2. Mount external storage
After the OS has been set up, updated and is tootling along happily, plug in the USB HDD. This should be externally powered, because the RPi doesn’t appear to be able to power USB devices beyond a keyboard or a mouse.
Keep in mind that the standard Raspbian build does not ship with modern NTFS support, so if you have any partitions formatted as NTFS, you will need to sudo apt-get install ntfs-3g
to be able to use them properly.
Find the names of the partitions you want to mount (sudo fdisk -l
), and mount them.
I don’t mind relying on the smarts of Debian to manage this, so a sudo mount -t auto /dev/sda1 /media/audvid
should work just fine. Just take care that /dev/sda1
and /media/audvid
actually exist first.
3. Install DLNA server
The nest step is to install a DLNA/UPnP server. The RPi has MiniDLNA readily available in the repositories, so a sudo apt-get install minidlna
will suffice.
After it’s been downloaded and installed, fire up /etc/minidlna.conf
, and edit the line that starts with #media_dir=
to point at your freshly mounted HDD locations. You can use multiple lines for different paths and content types.

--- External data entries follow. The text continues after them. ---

# ritobanrc/firework

Measured on AMD Instinct MI355X. Metric: Mrays/s, cornell_box 512x512 @1024spp (scene resident in HBM; whole frame incl. tile gather), higher is better.
Workload: dtype f32; 1 GPU; C2_cornell_box 512x512 @1024spp; use_bvh=False, tiles=16x16, dealt diagonally over ranks, collective=none, rng=counter (pcg4d) keyed by (seed,pixel,sample,dimension), seed=0

## Files before the change

firework_amd/csrc/fw_device.h:

```cpp
#pragma once
#include <hip/hip_runtime.h>
#include <stdint.h>

#ifndef FW_AB
#define FW_AB 0
#endif

namespace fw {

constexpr int OBJ_Q = 6;

enum : uint32_t {
    OF_ROTATED = 1u << 0,
    OF_FLIP = 1u << 1,
    OF_RECT_FLIP = 1u << 2,
    OF_MESH_NORMALS = 1u << 3,
    OF_MESH_ATTR = 1u << 4,
    OF_CULL0 = 1u << 6,
    OF_GATE = 1u << 5,
};

constexpr uint32_t REF_LEAF = 0x80000000u, REF_DONE = 0xffffffffu;
constexpr int WIDE_NONE = 0, WIDE_F32 = 1, WIDE_Q8 = 2;
constexpr uint32_t WIDE_F32_DW = 28, WIDE_Q8_DW = 12;
// ... 22 lines not shown
    const uint32_t *tri_rank;
    const uint32_t *obj_rank;
    const float4 *obj_gate;
    const float4 *obj_cull;
    const float4 *obj_leaf;
    const float4 *mat;
    const float4 *tex;
    const uint8_t *images;
    uint32_t n_objects;
    uint32_t tlas_root;
    uint32_t has_medium;
    uint32_t has_perlin;
    uint32_t has_mesh;
    uint32_t prim_bits;
    const float4 *ref_tlas;
    const float4 *ref_blas;
    const uint32_t *obj_ref_blas;
    const uint32_t *wblas;
    const uint32_t *wtlas;
    const uint32_t *obj_wroot;
    uint32_t wtlas_root;
    float soft_shear;
    uint32_t n_hoisted;
    uint32_t hoisted[4];
    DEnv env;
};

constexpr uint32_t EX_TRACE_ZERO = 8u;
struct DExact {
    uint32_t mode;
    uint32_t n_frames;
    float frames[4][9];
    float shear;
    float far_c[3], far_r;
    float box_lo[3], box_hi[3];
    uint32_t *slots[2];
    uint32_t *count;
    uint32_t cap;
};

struct DCamera {
    float position[3], horizontal[3], vertical[3], lower_left[3], u[3], v[3];
    float lens_radius;
};

struct DFrame {
    uint32_t width, height;
    uint32_t n_pixels;
    const uint32_t *pixel_ids;
    uint32_t scatter_out;
    uint32_t seed32;
    uint32_t sample0;
    uint32_t spp_batch;
    float inv_width;
    float inv_n_pixels;
    uint32_t q_n_waves, q_shift;
    uint32_t skip_zero_deposits;
    uint32_t dep_pixel_major;
    uint32_t *dep_bits;
    uint32_t hit4;
    uint32_t pinhole0;
    float cam_pos[3];
    uint32_t chain_bits;
    float4 *atten;
    uint32_t atten_stride;
    DExact ex;
};

struct DPaths {
    float4 *ray_a;
    float2 *ray_b;
    float4 *state;
};

struct DQueue {
    uint32_t n_waves, cap;
    uint32_t cpw_shift;
    uint32_t *wcount;
};

struct DPark {
    float4 *ray_a; float2 *ray_b; float4 *meta;
    uint32_t stride;
    uint32_t *pcount;
    uint32_t *ptotal;
};

constexpr uint32_t B_RAY = 24, B_RAY_PINHOLE0 = 16, B_STATE = 16, B_STATE_CHAIN = 8, B_HIT = 8, B_HIT4 = 4, B_DEPOSIT = 16, B_PARK = 40, B_ACCUM = 16, B_ATTEN = 16;

constexpr uint32_t MISS = 0xffffffffu;
constexpr int MAX_SEGMENTS = 11;
constexpr int COUNT_STRIDE = 16;

struct DLights {
    const uint32_t *obj;
    uint32_t n;
    float p_pick;
};
struct DShadow {
    DLights lt;
    float4 *ray_a; float2 *ray_b;
    float4 *state;
    uint32_t *obj;
    uint32_t *wcount;
    const float *pb_in;
    float *pb_out;
    float4 *nee;
};
constexpr uint32_t SHADOW_SEED = 0x6e1a7c35u;

struct DEnvDist {
    const float *cdf_m, *cdf_c, *dens;
    float p_env;
    uint32_t w, h;
};

struct LaunchCfg {
    hipStream_t stream;
    DQueue q;
    int blocks_other;
    int tlas_depth, blas_depth;
    uint32_t n_mat, n_tex;
    bool lds_tables;
    bool has_mesh;
    bool simple_but_meshes;
    bool simple_set;
    int n_cus;
    uint32_t blas_pair_nodes, tlas_pair_nodes, max_tris, n_tris;
    bool no_lds_tris;
    uint32_t n_defer;
    bool lds_trees;
    int shade_mode;
    int exact_form;
    uint32_t ref_tlas_nodes, ref_blas_nodes, ref_tlas_depth, ref_blas_depth;
    int wblas_fmt, wtlas_fmt;
    uint32_t wblas_nodes, wtlas_nodes, wblas_depth, wtlas_depth;
    uint32_t debug_wide_levels;
    bool tlas_refill;
};
constexpr size_t LDS_TREE_LIMIT = 160 * 1024;
constexpr size_t LDS_TABLE_LIMIT = 16 * 1024;
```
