+                                        const unsigned char* live32_b, effdet_stream_t stream) {
+  if (!a || !b || !a->x || !a->dz || !b->x || !b->dz || !workspace) return EFFDET_EINVAL;
+  WgradPlan wa, wb;
+  int rc = plan_wgrad(a, wa);
+  if (rc != EFFDET_OK) return rc;
+  rc = plan_wgrad(b, wb);
+  if (rc != EFFDET_OK) return rc;
+  if (wa.path != WG_SPLIT || wb.path != WG_SPLIT) return EFFDET_EUNSUPPORTED;
+  const WgradK &ka = wa.k, &kb = wb.k;
+  if (ka.Cin != kb.Cin || ka.Cout != kb.Cout || a->KH != b->KH || a->KW != b->KW || ka.stride != kb.stride || ka.pad_t != kb.pad_t ||
+      ka.pad_l != kb.pad_l || ka.ldx != kb.ldx || ka.lddz != kb.lddz || ka.B != kb.B || ka.mchunk != kb.mchunk || wa.allr != wb.allr ||
+      ka.ntiles != kb.ntiles || ka.jtiles != kb.jtiles || ka.K != kb.K || ka.Kc != kb.Kc || ka.cpt != kb.cpt || wa.lds != wb.lds)
+    return EFFDET_EUNSUPPORTED;
+  if (workspace_bytes < wa.workspace_bytes + wb.workspace_bytes) return EFFDET_EINVAL;
+  if (live32_b && ka.mchunk % 32) return EFFDET_EINVAL;
+  hipStream_t st = (hipStream_t)stream;
+  WgradPairK q;
+  q.k = ka;
+  const WgradPlan* w[2] = {&wa, &wb};
+  const effdet_wgrad_t* d[2] = {a, b};
+  float* base = (float*)workspace;
+  for (int i = 0; i < 2; ++i) {
+    q.x[i] = w[i]->k.x; q.dz[i] = w[i]->k.dz;
+    q.slab[i] = base;
+    q.dbp[i] = d[i]->dbias ? base + (long long)w[i]->splits * w[i]->slab_floats : nullptr;
+    q.nseg[i] = w[i]->k.nseg; q.splits[i] = w[i]->splits;
+    for (int s = 0; s < EFFDET_MAX_SEG; ++s) q.seg[i][s] = w[i]->k.seg[s];
+    base += w[i]->workspace_bytes / (long long)sizeof(float);
+  }
+  q.live32 = live32_b;
+  const char* ord = getenv("EFFDET_WGRAD_PAIR_ORDER");
+  q.first = ord ? (atoi(ord) ? 1 : 0) : (live32_b ? 1 : 0);
+  const unsigned grid = (unsigned)(ka.ntiles * ka.jtiles) * (unsigned)(wa.splits + wb.splits);
+  if (live32_b && wa.allr) {
+    EFFDET_SET_MAX_LDS((conv_wgrad_pair_kernel<1, 1>), wa.lds);
+    hipLaunchKernelGGL((conv_wgrad_pair_kernel<1, 1>), dim3(grid), dim3(512), wa.lds, st, q);
+  } else if (live32_b) {
+    EFFDET_SET_MAX_LDS((conv_wgrad_pair_kernel<0, 1>), wa.lds);
+    hipLaunchKernelGGL((conv_wgrad_pair_kernel<0, 1>), dim3(grid), dim3(512), wa.lds, st, q);
+  } else if (wa.allr) {
+    EFFDET_SET_MAX_LDS((conv_wgrad_pair_kernel<1, 0>), wa.lds);
+    hipLaunchKernelGGL((conv_wgrad_pair_kernel<1, 0>), dim3(grid), dim3(512), wa.lds, st, q);
+  } else {
+    EFFDET_SET_MAX_LDS((conv_wgrad_pair_kernel<0, 0>), wa.lds);
+    hipLaunchKernelGGL((conv_wgrad_pair_kernel<0, 0>), dim3(grid), dim3(512), wa.lds, st, q);
+  }
+  EFFDET_CHECK_LAUNCH();
+  rc = reduce_slabs(a, wa, q.slab[0], q.dbp[0], st);
+  return rc != EFFDET_OK ? rc : reduce_slabs(b, wb, q.slab[1], q.dbp[1], st);
+}
diff --git a/efficientdet/pytorch_amd/functional.py b/efficientdet/pytorch_amd/functional.py
--- a/efficientdet/pytorch_amd/functional.py
+++ b/efficientdet/pytorch_amd/functional.py
@@ -392,6 +392,7 @@
 HEAD_SPLIT = os.environ.get('EFFDET_HEAD_SPLIT', '1') == '1'
 HEAD_SPARSE_REG = os.environ.get('EFFDET_HEAD_SPARSE_REG', '1') == '1'
 HEAD_SPARSE_REG_FWD = os.environ.get('EFFDET_HEAD_SPARSE_REG_FWD', '1') == '1'
+HEAD_PAIR_WGRAD = os.environ.get('EFFDET_HEAD_PAIR_WGRAD', '1') == '1'
 _split_ok = {}
 
 
@@ -559,6 +560,15 @@
         dw = torch.empty_like(w); db = ops.unpack_wgrad(G, dw, dbias_part=dbp)
         g[f'{tower}_convs.{t}.weight'], g[f'{tower}_convs.{t}.bias'] = dw, db
 
+    def layer_wgrad_pair(t, dz_cls, dz_reg):
+        ws = [HP[f'{tw}_convs.{t}.weight'] for tw in ('cls', 'reg')]
+        xin = [acts[tw][t - 1] if t > 0 else p for tw in ('cls', 'reg')]
+        res = ops.conv2d_wgrad_pair(xin[0], dz_cls, xin[1], dz_reg, Cin=ws[0].shape[1], Cout=256, KH=3, KW=3, pad_t=1, pad_l=1,
+                                    live32_b=lv('reg', 0, 4 - t))
+        for tw, w, (G, dbp) in reversed(list(zip(('cls', 'reg'), ws, res))):
+            dw = torch.empty_like(w); db = ops.unpack_wgrad(G, dw, dbias_part=dbp)
+            g[f'{tw}_convs.{t}.weight'], g[f'{tw}_convs.{t}.bias'] = dw, db
+
     def tower_bwd(tower, dout, per, pix_ld):
         dz = tower_final(tower, dout, per, pix_ld)
         for t in range(3, -1, -1):
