# adam-kerrigan/pybader

Hardware: AMD Instinct MI355X
Metric: Mvoxels/s neargrid assign+refine on 512^3 grid (higher is better)
Workload: dtype f64; 1 GPU; 512^3 synthetic 8-Gaussian-atom cubic cell (BASELINE config 3), neargrid assign + neargrid edge refinement changed:2, density resident in HBM; method=neargrid, device_driven_slab_step=False, basins=8

## Files before the change

include/bader_hip.h:

```cpp
#ifndef BADER_HIP_H
#define BADER_HIP_H

#include <stdint.h>

#ifdef __cplusplus
extern "C" {
#endif

typedef struct xb_ctx xb_ctx;

enum { XB_OK = 0, XB_E_ARG = -1, XB_E_HIP = -2, XB_E_STATE = -3, XB_E_LIMIT = -4, XB_E_COMM = -5,
       XB_E_SHORT = -6  };

enum { XB_I8 = 1, XB_I16 = 2, XB_I32 = 4, XB_I64 = 8 };

enum { XB_METHOD_ONGRID = 0, XB_METHOD_NEARGRID = 1 };
enum { XB_REFINE_ALL = 0, XB_REFINE_CHANGED = 1 };

const char *xb_last_error(void);
int xb_device_count(void);
int xb_create(int device, xb_ctx **out);
void xb_destroy(xb_ctx *c);
int xb_sync(xb_ctx *c);
void *xb_stream(xb_ctx *c);
// ... 228 lines not shown
    XB_REGIONS_BOXES = 1,
    XB_REGIONS_BRICKS = 2
};
enum { XB_DROP_TABLE_AND_MAXIMA = 2 };
enum {
    XB_CHECK_NO_MIRROR = 1,
    XB_CHECK_GENERIC_WALKER = 2,
    XB_CHECK_FULL_TGRAD = 4,
    XB_CHECK_LIST_DILATE = 8,
    XB_CHECK_WIDE_HALO = 16,
    XB_CHECK_NO_EC_SHARE = 32,
    XB_CHECK_IO_GATHER = 64
};
#define XB_CHECK_BRICK_LOOKUP 128
#define XB_CHECK_VOXEL_SWEEP 256
#define XB_CHECK_GENERIC_RETRACE 512
enum {
    XB_DBG_EC_PASSES = 4,
    XB_DBG_SLAB_STATS = 16,
    XB_DBG_STAGE_WAIT = 32,
    XB_DBG_SHORT_TIERS = 64
};
#define XB_DBG_KEEP_RETRACE_OVERFLOW 128
int xb_set_option(xb_ctx *c, int key, int value);
int xb_host_alloc(int64_t bytes, void **out);
int xb_host_free(void *p);
int xb_memory_stats(xb_ctx *c, int64_t *bytes_total, int64_t *bytes_table, int64_t *bytes_scratch);
int xb_box_stats(xb_ctx *c, int64_t *n_boxes, int64_t *box_voxels);
int xb_brick_labels(xb_ctx *c, int32_t *out, int64_t capacity, int64_t dims[3]);
int xb_slow_path_stats(xb_ctx *c, int64_t *assign_total, int64_t *refine_total);
int xb_deferred_stats(xb_ctx *c, int64_t *refine_total);
int xb_sweep_stats(xb_ctx *c, int64_t *bit_sweeps, int64_t *voxel_sweeps);
int xb_retrace_stats(xb_ctx *c, int64_t *lean_launches, int64_t *generic_launches);
int xb_retrace_overflow(xb_ctx *c, int32_t *out, int64_t capacity, int64_t *n);
int xb_edge_list(xb_ctx *c, int32_t *out, int64_t capacity, int64_t *edges, int64_t *tiles_listed);
int xb_growth_stats(xb_ctx *c, int64_t *retries, int64_t *kill_launches);

int xb_comm_unique_id(uint8_t id_out[128]);
int xb_comm_init(xb_ctx *c, int rank, int nranks, const uint8_t id_in[128]);
int xb_comm_destroy(xb_ctx *c);
int xb_comm_exchange_planes(xb_ctx *c, int which, int n_send, const int32_t *send_peer, const int64_t *send_xa,
                            const int64_t *send_xb, int n_recv, const int32_t *recv_peer, const int64_t *recv_xa,
                            const int64_t *recv_xb);
int xb_comm_allreduce_i64(xb_ctx *c, int64_t *inout, int64_t n, int op);
int xb_comm_allgather_i64(xb_ctx *c, const int64_t *in, int64_t n, int64_t *out);
int xb_comm_share_brick_masks(xb_ctx *c, const int64_t *first, const int64_t *count);
int xb_comm_allgather_block(xb_ctx *c, int which, const int64_t *first, const int64_t *count);
int xb_comm_allreduce_block(xb_ctx *c);
int xb_comm_info(xb_ctx *c, int64_t out[4]);
int xb_comm_stats(xb_ctx *c, int64_t *bytes_sent);

#ifdef __cplusplus
}
#endif
#endif
```

pybader_amd/_lib.py:

```python
import ctypes as C
import threading
import os

import numpy as np

HERE = os.path.dirname(os.path.abspath(__file__))
LIB_PATH = os.environ.get('XB_LIBRARY') or os.path.join(HERE, 'libbader_hip.so')

METHODS = {'ongrid': 0, 'neargrid': 1}
REFINE_MODES = {'all': 0, 'changed': 1}
DTYPE_CODE = {np.dtype(np.int8): 1, np.dtype(np.int16): 2, np.dtype(np.int32): 4, np.dtype(np.int64): 8}
(XB_XC_EDGES, XB_XC_CHANGED, XB_XC_ESCAPED, XB_XC_TRAVELLING, XB_XC_SLOW, XB_XC_LOST, XB_XC_MINE, XB_XC_ROUNDS,
 XB_XC_COUNT) = range(9)
(XB_TIMER_ASSIGN, XB_TIMER_OG_MASKS, XB_TIMER_EDGE_FIND, XB_TIMER_REFINE_TRACE, XB_TIMER_MASKS_GROWTH, XB_TIMER_BRICK_MASKS,
 XB_TIMER_TRACE, XB_TIMER_BRICK_RECORDS, XB_TIMER_MOMENTS, XB_TIMER_ADJACENCY, XB_TIMER_MERGE, XB_TIMER_COUNT) = range(12)
XB_OPT_REGIONS = 1
XB_REGIONS_BOXES, XB_REGIONS_BRICKS = 1, 2
XB_OPT_CROSS_CHECK = 2
(XB_CHECK_NO_MIRROR, XB_CHECK_GENERIC_WALKER, XB_CHECK_FULL_TGRAD, XB_CHECK_LIST_DILATE, XB_CHECK_WIDE_HALO,
 XB_CHECK_NO_EC_SHARE, XB_CHECK_IO_GATHER) = (1, 2, 4, 8, 16, 32, 64)
CROSS_CHECK_BRICK_LOOKUP = 128
CROSS_CHECK_VOXEL_SWEEP = 256
CROSS_CHECK_GENERIC_RETRACE = 512
XB_OPT_DEBUG = 3
# ... 147 lines not shown
    'xb_isa_rho_bound': (_int, [_vp, _pdbl]),
    'xb_volume_assign': (_int, [_vp, _vp, _i64]),
    'xb_atom_assign': (_int, [_vp, _i64, _vp, _i64, _vp, _vp, _vp]),
    'xb_surface_distance': (_int, [_vp, _vp, _vp, _i64, _vp, _pi64]),
    'xb_volume_mask': (_int, [_vp, _i64, _vp]),
    'xb_label_sum': (_int, [_vp, _i64, _pdbl, _pi64]),
    'xb_set_table_window': (_int, [_vp, _i64]),
    'xb_table_build': (_int, [_vp, _pi64]),
    'xb_table_local_seeds': (_int, [_vp, _vp, _i64]),
    'xb_brick_masks': (_int, [_vp, C.POINTER(_vp), _pi64, _pi64, _pi64]),
    'xb_table_ties': (_int, [_vp, _pi64]),
    'xb_table_finish': (_int, [_vp, _vp, _i64, _i64]),
    'xb_labels_ptr': (_vp, [_vp]),
    'xb_known_ptr': (_vp, [_vp]),
    'xb_density_ptr': (_vp, [_vp]),
    'xb_plane_elems': (_i64, [_vp]),
    'xb_copy_planes': (_int, [_vp, _int, _int, _vp, _i64, _i64]),
    'xb_label_wire': (_int, [_vp, _int, _vp]),
    'xb_host_alloc': (_int, [_i64, _vp]),
    'xb_host_free': (_int, [_vp]),
    'xb_brick_masks_copy': (_int, [_vp, _int, _vp, _i64, _i64]),
    'xb_set_halo': (_int, [_vp, _i64]),
    'xb_kernel_time': (_int, [_vp, _int, _pdbl, _pi64]),
    'xb_kernel_time_reset': (_int, [_vp]),
    'xb_enable_timing': (_int, [_vp, _int]),
    'xb_set_option': (_int, [_vp, _int, _int]),
    'xb_box_stats': (_int, [_vp, _pi64, _pi64]),
    'xb_brick_labels': (_int, [_vp, _vp, _i64, _pi64]),
    'xb_slow_path_stats': (_int, [_vp, _pi64, _pi64]),
    'xb_deferred_stats': (_int, [_vp, _pi64]),
    'xb_sweep_stats': (_int, [_vp, _pi64, _pi64]),
    'xb_edge_list': (_int, [_vp, _vp, _i64, _pi64, _pi64]),
    'xb_retrace_stats': (_int, [_vp, _pi64, _pi64]),
    'xb_retrace_overflow': (_int, [_vp, _vp, _i64, _pi64]),
    'xb_growth_stats': (_int, [_vp, _pi64, _pi64]),
    'xb_comm_unique_id': (_int, [_vp]),
    'xb_comm_init': (_int, [_vp, _int, _int, _vp]),
    'xb_comm_destroy': (_int, [_vp]),
    'xb_comm_exchange_planes': (_int, [_vp, _int, _int, _vp, _pi64, _pi64, _int, _vp, _pi64, _pi64]),
    'xb_comm_allreduce_i64': (_int, [_vp, _pi64, C.c_int64, _int]),
    'xb_comm_allgather_i64': (_int, [_vp, _pi64, C.c_int64, _pi64]),
    'xb_comm_share_brick_masks': (_int, [_vp, _pi64, _pi64]),
    'xb_comm_allgather_block': (_int, [_vp, _int, _pi64, _pi64]),
    'xb_comm_allreduce_block': (_int, [_vp]),
    'xb_slab_supported': (_int, [_vp, _int, _pi64]),
    'xb_slab_assign_masks': (_int, [_vp, _int, _int]),
    'xb_slab_assign_trace': (_int, [_vp]),
    'xb_slab_assign_finish': (_int, [_vp, _pi64, _pi64]),
    'xb_slab_refine_pass': (_int, [_vp]),
    'xb_slab_walkers_round': (_int, [_vp, _int, _int]),
    'xb_slab_walk_layout': (_int, [_vp, _pi64]),
    'xb_slab_walk_send': (_int, [_vp, _i64]),
    'xb_slab_refine_counts': (_int, [_vp, _pi64, _pi64]),
    'xb_slab_block': (_int, [_vp, _int, C.POINTER(_vp), _pi64, _pi64, _pi64]),
    'xb_slab_block_copy': (_int, [_vp, _int, _int, _vp, _i64, _i64]),
    'xb_host_waits': (_int, [_pi64]),
    'xb_comm_stats': (_int, [_vp, _pi64]),
    'xb_comm_info': (_int, [_vp, _pi64]),
    'xb_memory_stats': (_int, [_vp, _pi64, _pi64, _pi64]),
}
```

The other values can be left untouched (unless you want to fiddle about, of course).
Follow this up with a sudo service minidlna force-reload
to start indexing the new locations. You can follow the progress of this indexing either by tailing the log file with a tail -f /var/log/minidlna.log
or pointing your browser at http://<IP address of RPi>:<Port number from minidlna.conf>
.
This could take a while for large media collections, but one way to guess that indexing has completed is if the log file shows a “Parsing playlists…” message.
Note here that any changes made to these ‘watched’ locations will necessitate a sudo service minidlna force-reload
, if the notification options in /etc/minidlna.conf
haven’t been configured.
4. Install DLNA client
So you have a DLNA server, but how do you use it? With a DLNA client, of course! After twiddling with a few options, I settled on the combination of BubbleUPnP and VLC, which appears to offer the best balance of free and feature-filled amongst the Android clients. All the rest seemed deficient in one way or another.
5. Setup NFS
Now what if you need to modify or add to your media library? Futzing around with media metadata and hauling giant files back and forth via DLNA is not possible, and would be too cumbersome over a phone or tablet’s interface anyway. Additionally, there doesn’t seem to be any sane method of DLNA playback through the Ubuntu desktop.
The best thing to do in this situation remained to mount the media partitions on the USB HDD as network shares. After some consideration of the Samba and NFS approaches, I decided to go for the latter.
Install the NFS server-side components on the RPi using sudo apt-get install nfs-kernel-server
, which should also install a package called rpcbind
. After this, add the HDD’s mounted partitions into the /etc/exports
file, save it, and run exportfs -av
. Follow this up by restarting the nfs-kernel-server
and rpcbind
services.
On the client side, do a sudo apt-get install nfs-common
, and finally, mount the ‘exported’ paths by saying sudo mount <IP address>:/media/audvid /home/shrik/Music
and the like. If all succeeds, when you run the mount
command after this, you should the newly mounted paths at the bottom of the output.
At this point, you should be able to make changes in these directories from the client machine, and have these reflected in the RPi.
And there you have it – a Raspberry Pi running without any I/O peripherals and powering a networked home media centre! I’m not entirely certain how robust this setup will be, but it’s been running on a couple of days up-time without any adverse effects so far.